Kirkus Reviews QR Code
THE LADY AND THE MONK by Pico Iyer

THE LADY AND THE MONK

Four Seasons in Kyoto

by Pico Iyer

Pub Date: Sept. 20th, 1991
ISBN: 0-679-40308-6
Publisher: Knopf

A critically acclaimed young writer with a warm eye for the incongruous (Video Night in Kathmandu, 1988) spends a year in Kyoto, intending to both explore ``the private Japan...the emotional Japan'' and live a life of Thoreauvian simplicity. Iyer succeeds in his first goal but not completely in his second as life throws him a curveball in the form of Sachiko, a pretty and wildly enthusiastic woman in her early 30s.
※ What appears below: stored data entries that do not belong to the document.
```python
def mlp_backward(dY, X, e, g, xas, gate, up, down, act_bwd, inplace=True):
    xa_g, xa_u, xa_d = xas
    shape = X.shape
    dY = dY.reshape(-1, dY.shape[-1])
    X2 = X.reshape(-1, X.shape[-1])
    e = e.view(-1, e.shape[-1])
    g = g.view(-1, g.shape[-1])
    dtype = X2.dtype
    (p_d,) = lora_dx_terms([dY], [down])
    padded = e.stride(0) != e.shape[1] and _same_rows([e, g])
    DW = lora_linear_dx([dY], [down], terms=[p_d],
                        out=alloc_rows(e.shape[0], e.shape[1], e.dtype, e.device, ld=e.stride(0)) if padded else None)
    act = _ACT_NAMES.get(act_bwd)
    fused = glu_bwd_terms(act, DW, e, g, up, gate) if (act is not None and DW.dim() == 2) else None
    if fused is not None:
        h, df, de, (p_u, p_g) = fused
    else:
        if padded:
            DW, e, g = DW.contiguous(), e.contiguous(), g.contiguous()
        DW, e, g = act_bwd(DW, e, g)
        h, df, de = DW, e, g
        p_u, p_g = lora_dx_terms([df, de], [up, gate])
    if lora_tn_supported([h, dY, X2, df, de]):
        (d_downA, d_downB), (d_upA, d_upB), (d_gateA, d_gateB) = _lora_grads_fused([
            (h, dY, down[2], down[3], down[4], xa_d, p_d), (X2, df, up[2], up[3], up[4], xa_u, p_u),
            (X2, de, gate[2], gate[3], gate[4], xa_g, p_g)])
    else:
        d_downA, d_downB = _lora_grads(h, dY, down[2], down[3], down[4], dtype)
        d_upA, d_upB = _lora_grads(X2, df, up[2], up[3], up[4], dtype)
        d_gateA, d_gateB = _lora_grads(X2, de, gate[2], gate[3], gate[4], dtype)
    dX = lora_linear_dx([df, de], [up, gate], out=X2 if (inplace and X2.is_contiguous()) else None, terms=[p_u, p_g])
    return dX.view(shape), (d_gateA, d_gateB, d_upA, d_upB, d_downA, d_downB)


def qkv_forward(X, q, k, v):
    (Q, K, V), xa = lora_linear_forward(X, [q, k, v], return_xa=True)
    return Q, K, V, tuple(xa)


def qkv_backward(dQ, dK, dV, X, xas, q, k, v, inplace=True):
    xa_q, xa_k, xa_v = xas
    shape = X.shape
    dQ = dQ.reshape(-1, dQ.shape[-1])
    dK = dK.reshape(-1, dK.shape[-1])
    dV = dV.reshape(-1, dV.shape[-1])
    X2 = X.reshape(-1, X.shape[-1])
    projs = [q, k, v]
    p_q, p_k, p_v = lora_dx_terms([dQ, dK, dV], projs)
    if lora_tn_supported([X2, dQ, dK, dV]):
        (d_QA, d_QB), (d_KA, d_KB), (d_VA, d_VB) = _lora_grads_fused([
            (X2, dQ, q[2], q[3], q[4], xa_q, p_q), (X2, dK, k[2], k[3], k[4], xa_k, p_k),
            (X2, dV, v[2], v[3], v[4], xa_v, p_v)])
    else:
        d_QA, d_QB = _lora_grads(X2, dQ, q[2], q[3], q[4], X2.dtype)
        d_KA, d_KB = _lora_grads(X2, dK, k[2], k[3], k[4], X2.dtype)
        d_VA, d_VB = _lora_grads(X2, dV, v[2], v[3], v[4], X2.dtype)
# ... 149 lines not shown
```

unsloth_amd/kernels/utils.py:

```python
import ctypes
import os

import torch

from .. import _lib
from .. import nf4 as _nf4
from .._lib import GemmGroup

MAX_FUSED_SIZE = 65536
next_power_of_2 = lambda n: 1 << (max(int(n), 1) - 1).bit_length()

FUSED_NF4 = True
FUSED_NF4_MAX_M = 512
GEMM256_MODE = "auto"
GEMM256_MIN_TILES = 160
LORA_XA_V2 = True


def calculate_settings(n):
    BLOCK_SIZE = next_power_of_2(n)
    num_warps = 4
    if BLOCK_SIZE >= 32768:
        num_warps = 32
    elif BLOCK_SIZE >= 8192:
# ... 827 lines not shown
        counters = torch.zeros(max(groups, ent[1].numel() if ent else 0), dtype=torch.int32, device=t.device)
        ent = _GLU_WS[key] = (part, counters)
    return ent


def glu_fwd_xa(act, e, g, down, n_out_cols_hint=None):
    A = down[2]
    if act != "swiglu" or A is None or not _glu_fusable(e.dtype, [e, g], [A.shape[0]], False):
        return None
    M, K = e.shape
    dtype = e.dtype
    r = A.shape[0]
    W, q = down[0], down[1]
    N = q.shape[0] if q is not None else W.shape[0]
    fused_nf4 = q is not None and FUSED_NF4 and M < FUSED_NF4_MAX_M and q.blocksize == 64 and K % 64 == 0
    want_k = (not fused_nf4) and _use_gemm256(M, K, [N])
    Ac = _cached_cast(A, "rowmajor", dtype, lambda: A.to(dtype).contiguous())
    h = alloc_rows(M, K, dtype, e.device, ld=e.stride(0))
    xa = torch.empty((M, r), dtype=torch.float32, device=e.device)
    xk = torch.empty((M, _rank_width(r)), dtype=dtype, device=e.device) if want_k else None
    with _lib.device_ctx(e):
        part, counters = _glu_workspace(e, 1, r)
        rc = _lib.lib().uamd_glu_fwd_xa_ws(_GLU_ACTS[act], _lib.ptr(e), _lib.ptr(g), _lib.ptr(h), M, K, e.stride(0), _lib.ptr(Ac),
                                           Ac.stride(0), r, _lib.ptr(xa), xa.stride(0), r,
                                           _lib.ptr(xk) if xk is not None else None, xk.stride(0) if xk is not None else 0,
                                           xk.shape[1] if xk is not None else 0, _lib.ptr(part), part.numel(), _lib.ptr(counters),
                                           _lib.dtype_code(dtype), _lib.stream_of(e))
    if rc != 0:
        counters.zero_()
    _lib.check(rc, "uamd_glu_fwd_xa_ws")
    return h, (xa, [(0, r)], xk)


def glu_bwd_terms(act, DW, e, g, up, gate):
    (Au, Bu), (Ag, Bg) = (up[2], up[3]), (gate[2], gate[3])
    if act != "swiglu" or Au is None or Ag is None or not _glu_fusable(e.dtype, [DW, e, g], [Au.shape[0], Ag.shape[0]], True):
        return None
    M, K = e.shape
    dtype = e.dtype
    ru, rg = Au.shape[0], Ag.shape[0]
    Kin = [(p[1].shape[1] if p[1] is not None else p[0].shape[1]) for p in (up, gate)]
    want_k = all(_use_gemm256(M, 64, [k]) for k in Kin)
    But = _cached_cast(Bu, "T", dtype, lambda: Bu.to(dtype).t().contiguous())
    Bgt = _cached_cast(Bg, "T", dtype, lambda: Bg.to(dtype).t().contiguous())
    shared = torch.empty((M, ru + rg), dtype=torch.float32, device=e.device)
    xk = torch.empty((M, _rank_width(ru + rg)), dtype=dtype, device=e.device) if want_k else None
    pu, pg = shared[:, :ru], shared[:, ru:]
    null = None
    with _lib.device_ctx(e):
        part, counters = _glu_workspace(e, 2, max(ru, rg))
        rc = _lib.lib().uamd_glu_bwd_xa_ws(
            _GLU_ACTS[act], _lib.ptr(DW), _lib.ptr(e), _lib.ptr(g), M, K, e.stride(0),
            _lib.ptr(But), But.stride(0), ru, _lib.ptr(pu), shared.stride(0), ru,
            _lib.ptr(xk) if want_k else null, xk.stride(0) if want_k else 0, ru if want_k else 0,
            _lib.ptr(Bgt), Bgt.stride(0), rg, _lib.ptr(pg), shared.stride(0), rg,
            _lib.ptr(xk[:, ru:]) if want_k else null, xk.stride(0) if want_k else 0, (xk.shape[1] - ru) if want_k else 0,
            _lib.ptr(part), part.numel(), _lib.ptr(counters), _lib.dtype_code(dtype), _lib.stream_of(e))
    if rc != 0:
        counters.zero_()
    _lib.check(rc, "uamd_glu_bwd_xa_ws")
    if want_k:
        pu._uamd_xk = (xk, 0)
        pg._uamd_xk = (xk, ru)
    return DW, e, g, [pu, pg]
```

The mother of two small children, Sachiko is a typical Japanese housewife married to a usually absent businessman who ``was no more affected by her doings than a big boss might be.'' Everything in Sachiko's world has been preordained—she had no career, she's not allowed to travel—and she yearns with enormous hunger for the freedoms of the West. ``I dream you life-style,'' she says to Iyer in her struggling English on numerous occasions. ``You are bird, you go everywhere....'' Sachiko's passions are ardent and almost unbelievably eclectic—rock music, tea ceremonies, stuffed animals, classical literature—and through her, Iyer learns much about the conflicts and complexities of modern-day Japan. He also learns much that debunks his preconceived notions about the island nation. In between Iyer's increasingly personal meetings with an awakening Sachiko (she eventually leaves her husband to travel as a tour guide), he describes his encounters with Zen Buddhism, Japanese culture, Japanese literature and Americans abroad. His observations in these sections are often astute and light in touch, but they lack some of the energy and refreshing elements of surprise that suffuse the rest of the book. A personal and evocative work filled with much gentle humor, intelligence and insight.